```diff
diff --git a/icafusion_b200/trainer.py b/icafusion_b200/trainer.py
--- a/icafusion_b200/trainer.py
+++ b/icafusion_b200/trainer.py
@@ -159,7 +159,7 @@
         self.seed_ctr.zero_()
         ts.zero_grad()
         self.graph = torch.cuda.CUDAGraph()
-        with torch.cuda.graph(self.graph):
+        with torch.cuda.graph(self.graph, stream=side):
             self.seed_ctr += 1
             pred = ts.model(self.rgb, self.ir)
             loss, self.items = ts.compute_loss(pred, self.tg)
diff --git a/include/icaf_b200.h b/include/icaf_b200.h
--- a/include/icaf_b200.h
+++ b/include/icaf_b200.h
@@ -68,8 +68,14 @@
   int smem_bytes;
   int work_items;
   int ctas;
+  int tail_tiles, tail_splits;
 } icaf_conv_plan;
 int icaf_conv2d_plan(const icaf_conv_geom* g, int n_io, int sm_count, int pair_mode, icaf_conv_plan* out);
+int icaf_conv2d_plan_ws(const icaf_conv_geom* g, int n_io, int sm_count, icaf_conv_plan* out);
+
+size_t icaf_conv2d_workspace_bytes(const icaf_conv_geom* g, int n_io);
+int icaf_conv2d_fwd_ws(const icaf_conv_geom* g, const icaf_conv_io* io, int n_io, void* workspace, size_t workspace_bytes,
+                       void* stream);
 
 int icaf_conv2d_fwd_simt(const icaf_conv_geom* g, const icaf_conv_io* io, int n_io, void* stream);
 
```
***
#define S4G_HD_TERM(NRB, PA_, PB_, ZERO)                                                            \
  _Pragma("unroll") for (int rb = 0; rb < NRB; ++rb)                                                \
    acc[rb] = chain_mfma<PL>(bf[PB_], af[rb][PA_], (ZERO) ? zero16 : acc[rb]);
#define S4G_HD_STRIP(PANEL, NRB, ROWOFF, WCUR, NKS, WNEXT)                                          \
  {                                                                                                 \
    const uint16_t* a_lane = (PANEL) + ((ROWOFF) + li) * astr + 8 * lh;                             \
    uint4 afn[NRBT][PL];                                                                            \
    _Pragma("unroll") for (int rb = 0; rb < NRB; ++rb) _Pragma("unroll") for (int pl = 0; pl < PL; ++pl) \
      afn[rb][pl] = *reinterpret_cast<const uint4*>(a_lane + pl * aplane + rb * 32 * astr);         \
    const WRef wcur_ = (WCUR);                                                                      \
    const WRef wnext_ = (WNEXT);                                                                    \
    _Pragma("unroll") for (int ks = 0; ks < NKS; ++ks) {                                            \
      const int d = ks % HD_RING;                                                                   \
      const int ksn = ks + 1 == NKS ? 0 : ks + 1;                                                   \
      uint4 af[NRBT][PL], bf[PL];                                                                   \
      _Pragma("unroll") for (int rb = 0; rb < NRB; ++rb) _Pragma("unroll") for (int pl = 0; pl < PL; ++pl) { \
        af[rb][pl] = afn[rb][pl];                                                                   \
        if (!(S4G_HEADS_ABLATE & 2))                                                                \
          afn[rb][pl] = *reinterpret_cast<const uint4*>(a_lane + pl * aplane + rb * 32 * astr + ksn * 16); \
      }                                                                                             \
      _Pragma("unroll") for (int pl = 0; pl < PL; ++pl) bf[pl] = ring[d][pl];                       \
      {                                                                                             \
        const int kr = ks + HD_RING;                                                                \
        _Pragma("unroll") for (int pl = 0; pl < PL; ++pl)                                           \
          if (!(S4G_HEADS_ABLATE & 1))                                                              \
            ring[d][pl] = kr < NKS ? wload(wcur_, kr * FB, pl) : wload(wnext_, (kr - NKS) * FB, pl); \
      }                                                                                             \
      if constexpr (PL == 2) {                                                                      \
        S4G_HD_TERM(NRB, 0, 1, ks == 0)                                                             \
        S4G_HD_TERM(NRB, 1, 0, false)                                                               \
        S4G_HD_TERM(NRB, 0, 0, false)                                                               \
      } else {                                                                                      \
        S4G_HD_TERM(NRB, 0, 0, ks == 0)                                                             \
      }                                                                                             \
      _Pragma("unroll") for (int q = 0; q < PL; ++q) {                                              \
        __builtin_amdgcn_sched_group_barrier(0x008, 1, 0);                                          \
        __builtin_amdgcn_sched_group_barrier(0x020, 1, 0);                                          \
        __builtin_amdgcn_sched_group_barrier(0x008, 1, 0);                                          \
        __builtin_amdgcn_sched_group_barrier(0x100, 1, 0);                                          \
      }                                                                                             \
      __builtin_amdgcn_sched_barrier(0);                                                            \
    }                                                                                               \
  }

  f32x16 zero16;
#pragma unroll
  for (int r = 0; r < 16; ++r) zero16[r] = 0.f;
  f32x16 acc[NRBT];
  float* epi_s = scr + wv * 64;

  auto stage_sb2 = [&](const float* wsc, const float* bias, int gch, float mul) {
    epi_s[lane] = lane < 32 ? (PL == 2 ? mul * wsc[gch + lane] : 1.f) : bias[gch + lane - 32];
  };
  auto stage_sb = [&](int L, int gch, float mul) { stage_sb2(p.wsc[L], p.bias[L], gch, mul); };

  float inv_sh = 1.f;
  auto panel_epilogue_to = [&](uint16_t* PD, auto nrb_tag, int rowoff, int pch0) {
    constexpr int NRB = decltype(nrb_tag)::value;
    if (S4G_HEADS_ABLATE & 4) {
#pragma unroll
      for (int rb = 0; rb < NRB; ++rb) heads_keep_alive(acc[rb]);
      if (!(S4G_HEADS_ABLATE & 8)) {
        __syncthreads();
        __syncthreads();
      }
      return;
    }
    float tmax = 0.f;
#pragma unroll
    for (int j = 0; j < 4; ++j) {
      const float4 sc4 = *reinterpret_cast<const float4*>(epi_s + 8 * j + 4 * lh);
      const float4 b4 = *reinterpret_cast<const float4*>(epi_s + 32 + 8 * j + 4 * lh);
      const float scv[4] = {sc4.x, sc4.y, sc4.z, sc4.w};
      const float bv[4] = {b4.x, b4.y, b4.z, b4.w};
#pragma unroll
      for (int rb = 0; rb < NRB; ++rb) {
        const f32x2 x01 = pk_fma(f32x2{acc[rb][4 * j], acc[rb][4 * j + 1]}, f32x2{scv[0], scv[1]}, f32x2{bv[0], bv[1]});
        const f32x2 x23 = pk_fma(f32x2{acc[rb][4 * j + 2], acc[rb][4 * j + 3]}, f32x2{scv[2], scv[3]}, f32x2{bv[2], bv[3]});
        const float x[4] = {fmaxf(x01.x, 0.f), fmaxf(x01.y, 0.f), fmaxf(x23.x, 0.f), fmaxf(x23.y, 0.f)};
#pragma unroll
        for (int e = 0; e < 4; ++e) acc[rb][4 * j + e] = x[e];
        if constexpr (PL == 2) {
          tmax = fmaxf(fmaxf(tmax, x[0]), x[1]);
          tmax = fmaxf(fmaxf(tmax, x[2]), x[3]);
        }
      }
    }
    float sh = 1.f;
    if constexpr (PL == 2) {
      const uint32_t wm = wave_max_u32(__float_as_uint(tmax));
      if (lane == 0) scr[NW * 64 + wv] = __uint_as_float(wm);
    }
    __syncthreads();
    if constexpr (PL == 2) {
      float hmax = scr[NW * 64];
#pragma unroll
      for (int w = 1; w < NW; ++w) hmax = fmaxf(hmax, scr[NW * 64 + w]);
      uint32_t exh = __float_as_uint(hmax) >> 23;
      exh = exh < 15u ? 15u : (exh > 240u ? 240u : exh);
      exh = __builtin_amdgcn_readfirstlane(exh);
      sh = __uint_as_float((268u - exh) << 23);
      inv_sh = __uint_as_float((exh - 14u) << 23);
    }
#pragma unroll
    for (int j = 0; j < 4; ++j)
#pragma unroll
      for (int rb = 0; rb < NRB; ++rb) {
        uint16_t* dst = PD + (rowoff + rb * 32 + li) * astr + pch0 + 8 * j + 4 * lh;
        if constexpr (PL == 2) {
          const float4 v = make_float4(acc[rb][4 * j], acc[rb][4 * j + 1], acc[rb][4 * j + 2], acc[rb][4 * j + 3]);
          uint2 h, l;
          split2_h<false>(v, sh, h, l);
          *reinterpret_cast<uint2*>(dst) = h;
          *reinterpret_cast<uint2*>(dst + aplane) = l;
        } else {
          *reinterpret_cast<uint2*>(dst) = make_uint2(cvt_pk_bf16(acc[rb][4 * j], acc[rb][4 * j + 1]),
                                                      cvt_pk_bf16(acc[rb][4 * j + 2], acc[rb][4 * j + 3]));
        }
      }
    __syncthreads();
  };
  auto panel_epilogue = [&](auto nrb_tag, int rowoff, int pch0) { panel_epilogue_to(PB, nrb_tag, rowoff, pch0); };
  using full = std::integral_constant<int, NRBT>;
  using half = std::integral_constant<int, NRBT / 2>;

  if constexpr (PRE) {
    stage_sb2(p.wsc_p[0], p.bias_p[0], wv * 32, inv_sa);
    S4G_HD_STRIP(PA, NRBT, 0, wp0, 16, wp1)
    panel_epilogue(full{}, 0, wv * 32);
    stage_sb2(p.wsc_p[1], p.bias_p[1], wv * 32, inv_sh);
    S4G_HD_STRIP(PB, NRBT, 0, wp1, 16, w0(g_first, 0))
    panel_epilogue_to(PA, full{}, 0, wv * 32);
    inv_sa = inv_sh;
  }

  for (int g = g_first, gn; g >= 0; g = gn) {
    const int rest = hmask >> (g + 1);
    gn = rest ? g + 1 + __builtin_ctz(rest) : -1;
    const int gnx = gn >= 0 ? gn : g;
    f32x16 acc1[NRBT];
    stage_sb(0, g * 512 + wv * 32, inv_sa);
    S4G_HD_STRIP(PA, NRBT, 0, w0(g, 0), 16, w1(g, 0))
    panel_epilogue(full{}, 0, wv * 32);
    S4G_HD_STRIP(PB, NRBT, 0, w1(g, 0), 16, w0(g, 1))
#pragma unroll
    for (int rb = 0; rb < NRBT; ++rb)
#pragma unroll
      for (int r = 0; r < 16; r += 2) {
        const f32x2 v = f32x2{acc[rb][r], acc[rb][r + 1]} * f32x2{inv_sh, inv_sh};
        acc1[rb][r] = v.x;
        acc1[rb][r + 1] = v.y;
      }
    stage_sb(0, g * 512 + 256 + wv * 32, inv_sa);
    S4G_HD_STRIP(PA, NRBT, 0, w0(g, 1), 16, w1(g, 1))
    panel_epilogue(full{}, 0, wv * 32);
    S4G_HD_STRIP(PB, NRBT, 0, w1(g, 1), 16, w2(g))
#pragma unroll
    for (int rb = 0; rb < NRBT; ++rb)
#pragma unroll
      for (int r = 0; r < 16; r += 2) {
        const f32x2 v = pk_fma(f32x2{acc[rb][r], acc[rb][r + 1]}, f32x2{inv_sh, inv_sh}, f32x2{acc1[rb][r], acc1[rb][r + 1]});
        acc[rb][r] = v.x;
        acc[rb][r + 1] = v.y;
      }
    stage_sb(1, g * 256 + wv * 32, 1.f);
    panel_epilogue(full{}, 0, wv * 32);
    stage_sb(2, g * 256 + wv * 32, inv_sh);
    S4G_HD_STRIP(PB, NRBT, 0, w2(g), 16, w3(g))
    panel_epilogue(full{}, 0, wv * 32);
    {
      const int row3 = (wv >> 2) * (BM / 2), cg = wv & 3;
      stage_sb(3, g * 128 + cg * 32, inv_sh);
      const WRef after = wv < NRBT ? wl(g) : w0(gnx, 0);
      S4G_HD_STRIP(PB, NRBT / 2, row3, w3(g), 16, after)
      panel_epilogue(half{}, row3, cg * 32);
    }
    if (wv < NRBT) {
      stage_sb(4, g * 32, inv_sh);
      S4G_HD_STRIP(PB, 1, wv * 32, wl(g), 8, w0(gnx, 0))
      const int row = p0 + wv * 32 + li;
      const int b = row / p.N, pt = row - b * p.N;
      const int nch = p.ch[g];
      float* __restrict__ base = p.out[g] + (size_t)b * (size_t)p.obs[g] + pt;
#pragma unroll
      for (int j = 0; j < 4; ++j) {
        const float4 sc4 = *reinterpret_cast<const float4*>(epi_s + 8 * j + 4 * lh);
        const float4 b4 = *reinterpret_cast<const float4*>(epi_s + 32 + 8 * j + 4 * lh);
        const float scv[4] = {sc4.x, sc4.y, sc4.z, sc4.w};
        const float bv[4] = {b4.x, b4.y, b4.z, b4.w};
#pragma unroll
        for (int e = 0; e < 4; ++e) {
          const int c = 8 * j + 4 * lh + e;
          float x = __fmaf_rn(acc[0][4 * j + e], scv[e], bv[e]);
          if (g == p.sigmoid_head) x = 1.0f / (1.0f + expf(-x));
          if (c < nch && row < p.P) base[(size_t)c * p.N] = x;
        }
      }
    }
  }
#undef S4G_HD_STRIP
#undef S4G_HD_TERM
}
***
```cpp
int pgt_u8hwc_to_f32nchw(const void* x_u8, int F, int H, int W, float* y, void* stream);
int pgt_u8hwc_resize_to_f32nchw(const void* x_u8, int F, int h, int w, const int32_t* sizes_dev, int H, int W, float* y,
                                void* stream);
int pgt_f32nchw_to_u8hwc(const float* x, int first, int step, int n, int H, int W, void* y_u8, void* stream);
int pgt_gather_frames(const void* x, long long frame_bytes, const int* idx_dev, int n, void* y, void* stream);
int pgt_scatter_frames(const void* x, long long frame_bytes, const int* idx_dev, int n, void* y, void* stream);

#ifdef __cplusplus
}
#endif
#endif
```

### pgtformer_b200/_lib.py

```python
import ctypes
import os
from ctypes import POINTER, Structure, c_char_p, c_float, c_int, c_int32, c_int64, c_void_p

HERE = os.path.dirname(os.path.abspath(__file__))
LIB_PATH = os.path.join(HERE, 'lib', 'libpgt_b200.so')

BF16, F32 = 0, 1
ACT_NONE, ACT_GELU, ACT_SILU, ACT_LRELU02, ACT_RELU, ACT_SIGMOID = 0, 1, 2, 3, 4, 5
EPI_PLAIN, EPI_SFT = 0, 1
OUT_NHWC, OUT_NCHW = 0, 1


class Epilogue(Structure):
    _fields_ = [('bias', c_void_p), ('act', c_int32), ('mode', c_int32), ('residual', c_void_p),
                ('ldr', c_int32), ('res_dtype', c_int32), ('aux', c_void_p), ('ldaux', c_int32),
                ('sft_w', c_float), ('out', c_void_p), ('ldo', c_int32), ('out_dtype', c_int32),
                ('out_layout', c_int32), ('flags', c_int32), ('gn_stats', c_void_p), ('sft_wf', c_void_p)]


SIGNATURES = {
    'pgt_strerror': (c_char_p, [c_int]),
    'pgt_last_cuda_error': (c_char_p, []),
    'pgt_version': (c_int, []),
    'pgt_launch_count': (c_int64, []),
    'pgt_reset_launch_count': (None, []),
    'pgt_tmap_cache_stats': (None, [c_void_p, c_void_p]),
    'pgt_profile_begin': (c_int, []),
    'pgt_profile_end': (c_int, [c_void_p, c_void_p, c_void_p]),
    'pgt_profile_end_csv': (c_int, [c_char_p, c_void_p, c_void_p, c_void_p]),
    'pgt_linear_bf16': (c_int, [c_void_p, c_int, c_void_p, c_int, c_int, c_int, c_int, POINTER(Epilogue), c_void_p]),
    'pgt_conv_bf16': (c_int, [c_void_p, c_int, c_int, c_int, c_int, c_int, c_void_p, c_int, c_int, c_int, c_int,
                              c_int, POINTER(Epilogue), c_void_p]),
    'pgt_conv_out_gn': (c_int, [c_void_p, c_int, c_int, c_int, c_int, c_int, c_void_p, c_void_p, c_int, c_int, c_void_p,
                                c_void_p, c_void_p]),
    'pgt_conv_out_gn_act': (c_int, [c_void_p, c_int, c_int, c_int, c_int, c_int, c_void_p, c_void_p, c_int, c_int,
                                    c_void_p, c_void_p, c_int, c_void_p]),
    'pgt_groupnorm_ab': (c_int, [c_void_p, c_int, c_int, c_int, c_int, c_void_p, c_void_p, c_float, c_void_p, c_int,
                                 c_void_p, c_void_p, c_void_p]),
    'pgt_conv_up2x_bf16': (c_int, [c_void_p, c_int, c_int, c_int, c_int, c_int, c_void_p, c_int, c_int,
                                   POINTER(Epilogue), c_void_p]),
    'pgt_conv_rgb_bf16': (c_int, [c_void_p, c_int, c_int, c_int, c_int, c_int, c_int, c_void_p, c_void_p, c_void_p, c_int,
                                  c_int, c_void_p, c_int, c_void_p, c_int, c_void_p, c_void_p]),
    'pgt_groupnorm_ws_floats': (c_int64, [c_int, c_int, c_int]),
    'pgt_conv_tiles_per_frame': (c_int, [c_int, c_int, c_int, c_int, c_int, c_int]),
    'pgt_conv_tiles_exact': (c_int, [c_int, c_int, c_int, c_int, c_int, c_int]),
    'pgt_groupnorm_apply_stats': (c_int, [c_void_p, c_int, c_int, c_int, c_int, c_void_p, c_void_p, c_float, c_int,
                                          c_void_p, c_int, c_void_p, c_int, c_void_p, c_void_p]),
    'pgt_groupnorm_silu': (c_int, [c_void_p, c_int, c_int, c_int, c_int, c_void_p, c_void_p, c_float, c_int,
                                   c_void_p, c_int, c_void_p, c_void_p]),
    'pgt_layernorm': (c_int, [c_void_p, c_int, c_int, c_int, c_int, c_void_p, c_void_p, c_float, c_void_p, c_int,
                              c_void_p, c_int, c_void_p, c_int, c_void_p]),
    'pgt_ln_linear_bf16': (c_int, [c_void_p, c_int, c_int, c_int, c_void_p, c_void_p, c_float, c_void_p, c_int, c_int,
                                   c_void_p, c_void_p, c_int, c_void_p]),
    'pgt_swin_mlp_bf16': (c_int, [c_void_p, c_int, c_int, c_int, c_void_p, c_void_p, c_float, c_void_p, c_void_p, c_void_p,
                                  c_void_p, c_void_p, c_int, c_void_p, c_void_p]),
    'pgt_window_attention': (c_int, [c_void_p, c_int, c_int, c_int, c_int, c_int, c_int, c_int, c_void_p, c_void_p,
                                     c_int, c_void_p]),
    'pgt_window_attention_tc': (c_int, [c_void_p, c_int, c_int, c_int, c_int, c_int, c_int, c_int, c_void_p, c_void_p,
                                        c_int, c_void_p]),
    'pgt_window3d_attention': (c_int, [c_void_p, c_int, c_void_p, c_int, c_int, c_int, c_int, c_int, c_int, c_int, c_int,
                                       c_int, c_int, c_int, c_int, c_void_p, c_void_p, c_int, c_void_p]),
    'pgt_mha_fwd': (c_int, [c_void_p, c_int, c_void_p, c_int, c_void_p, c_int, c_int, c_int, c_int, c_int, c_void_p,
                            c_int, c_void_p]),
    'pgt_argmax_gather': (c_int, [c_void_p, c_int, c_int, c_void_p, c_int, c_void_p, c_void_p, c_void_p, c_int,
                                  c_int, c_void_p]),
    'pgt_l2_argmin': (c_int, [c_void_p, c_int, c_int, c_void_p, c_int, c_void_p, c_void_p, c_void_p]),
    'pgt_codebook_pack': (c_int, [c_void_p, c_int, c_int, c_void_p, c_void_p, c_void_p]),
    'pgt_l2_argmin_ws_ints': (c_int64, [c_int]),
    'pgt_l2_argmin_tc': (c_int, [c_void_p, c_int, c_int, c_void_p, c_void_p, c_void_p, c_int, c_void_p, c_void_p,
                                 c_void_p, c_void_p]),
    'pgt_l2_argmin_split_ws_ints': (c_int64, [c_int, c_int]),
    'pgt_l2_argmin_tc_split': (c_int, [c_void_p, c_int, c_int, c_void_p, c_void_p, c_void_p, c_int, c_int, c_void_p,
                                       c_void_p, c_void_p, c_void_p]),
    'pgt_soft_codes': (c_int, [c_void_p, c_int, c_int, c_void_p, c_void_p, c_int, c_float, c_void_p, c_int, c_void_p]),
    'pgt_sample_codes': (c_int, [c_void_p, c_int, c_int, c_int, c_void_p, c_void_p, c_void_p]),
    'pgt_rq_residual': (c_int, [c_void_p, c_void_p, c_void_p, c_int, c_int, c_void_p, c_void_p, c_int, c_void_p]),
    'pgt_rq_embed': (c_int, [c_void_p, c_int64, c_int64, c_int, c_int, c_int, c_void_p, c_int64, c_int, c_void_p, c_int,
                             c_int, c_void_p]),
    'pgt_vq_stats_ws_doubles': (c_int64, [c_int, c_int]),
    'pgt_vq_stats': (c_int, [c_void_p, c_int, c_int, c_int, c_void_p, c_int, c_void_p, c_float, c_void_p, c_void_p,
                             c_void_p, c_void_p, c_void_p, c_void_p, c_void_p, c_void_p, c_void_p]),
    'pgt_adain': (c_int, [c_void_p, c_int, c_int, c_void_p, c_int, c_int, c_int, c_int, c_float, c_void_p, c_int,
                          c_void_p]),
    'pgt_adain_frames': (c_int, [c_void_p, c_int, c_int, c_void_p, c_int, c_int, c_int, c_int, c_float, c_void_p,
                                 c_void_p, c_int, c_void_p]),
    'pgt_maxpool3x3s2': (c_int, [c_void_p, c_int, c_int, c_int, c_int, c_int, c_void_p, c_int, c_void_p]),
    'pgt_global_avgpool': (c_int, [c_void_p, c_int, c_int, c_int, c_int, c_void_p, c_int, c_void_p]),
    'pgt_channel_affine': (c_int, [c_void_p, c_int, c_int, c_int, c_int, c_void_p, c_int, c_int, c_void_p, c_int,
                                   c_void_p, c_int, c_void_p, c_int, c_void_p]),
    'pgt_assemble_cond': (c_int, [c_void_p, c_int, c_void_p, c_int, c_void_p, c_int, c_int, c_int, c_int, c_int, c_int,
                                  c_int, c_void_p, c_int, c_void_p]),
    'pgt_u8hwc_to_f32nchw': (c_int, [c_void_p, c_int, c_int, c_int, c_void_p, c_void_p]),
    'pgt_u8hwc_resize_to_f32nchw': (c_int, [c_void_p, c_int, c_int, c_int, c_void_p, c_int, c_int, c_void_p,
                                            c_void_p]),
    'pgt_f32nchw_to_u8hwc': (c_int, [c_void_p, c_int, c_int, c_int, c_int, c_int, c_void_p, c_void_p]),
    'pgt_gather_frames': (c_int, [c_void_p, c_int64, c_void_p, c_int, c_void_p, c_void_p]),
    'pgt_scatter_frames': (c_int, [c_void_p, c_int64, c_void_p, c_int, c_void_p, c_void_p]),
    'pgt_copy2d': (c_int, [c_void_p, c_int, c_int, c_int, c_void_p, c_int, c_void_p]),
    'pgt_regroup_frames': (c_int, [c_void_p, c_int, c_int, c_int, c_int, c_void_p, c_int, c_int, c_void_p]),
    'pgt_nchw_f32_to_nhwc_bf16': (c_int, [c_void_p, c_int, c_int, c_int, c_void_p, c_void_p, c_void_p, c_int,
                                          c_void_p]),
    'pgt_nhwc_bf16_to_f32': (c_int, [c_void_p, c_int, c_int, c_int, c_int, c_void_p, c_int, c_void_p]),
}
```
***
• WORK INSTRUCTION:
Every line that contains the string "path" should be returned from the data.

• THE COMPLETED TASK:
HERE = os.path.dirname(os.path.abspath(__file__))
LIB_PATH = os.path.join(HERE, 'lib', 'libpgt_b200.so')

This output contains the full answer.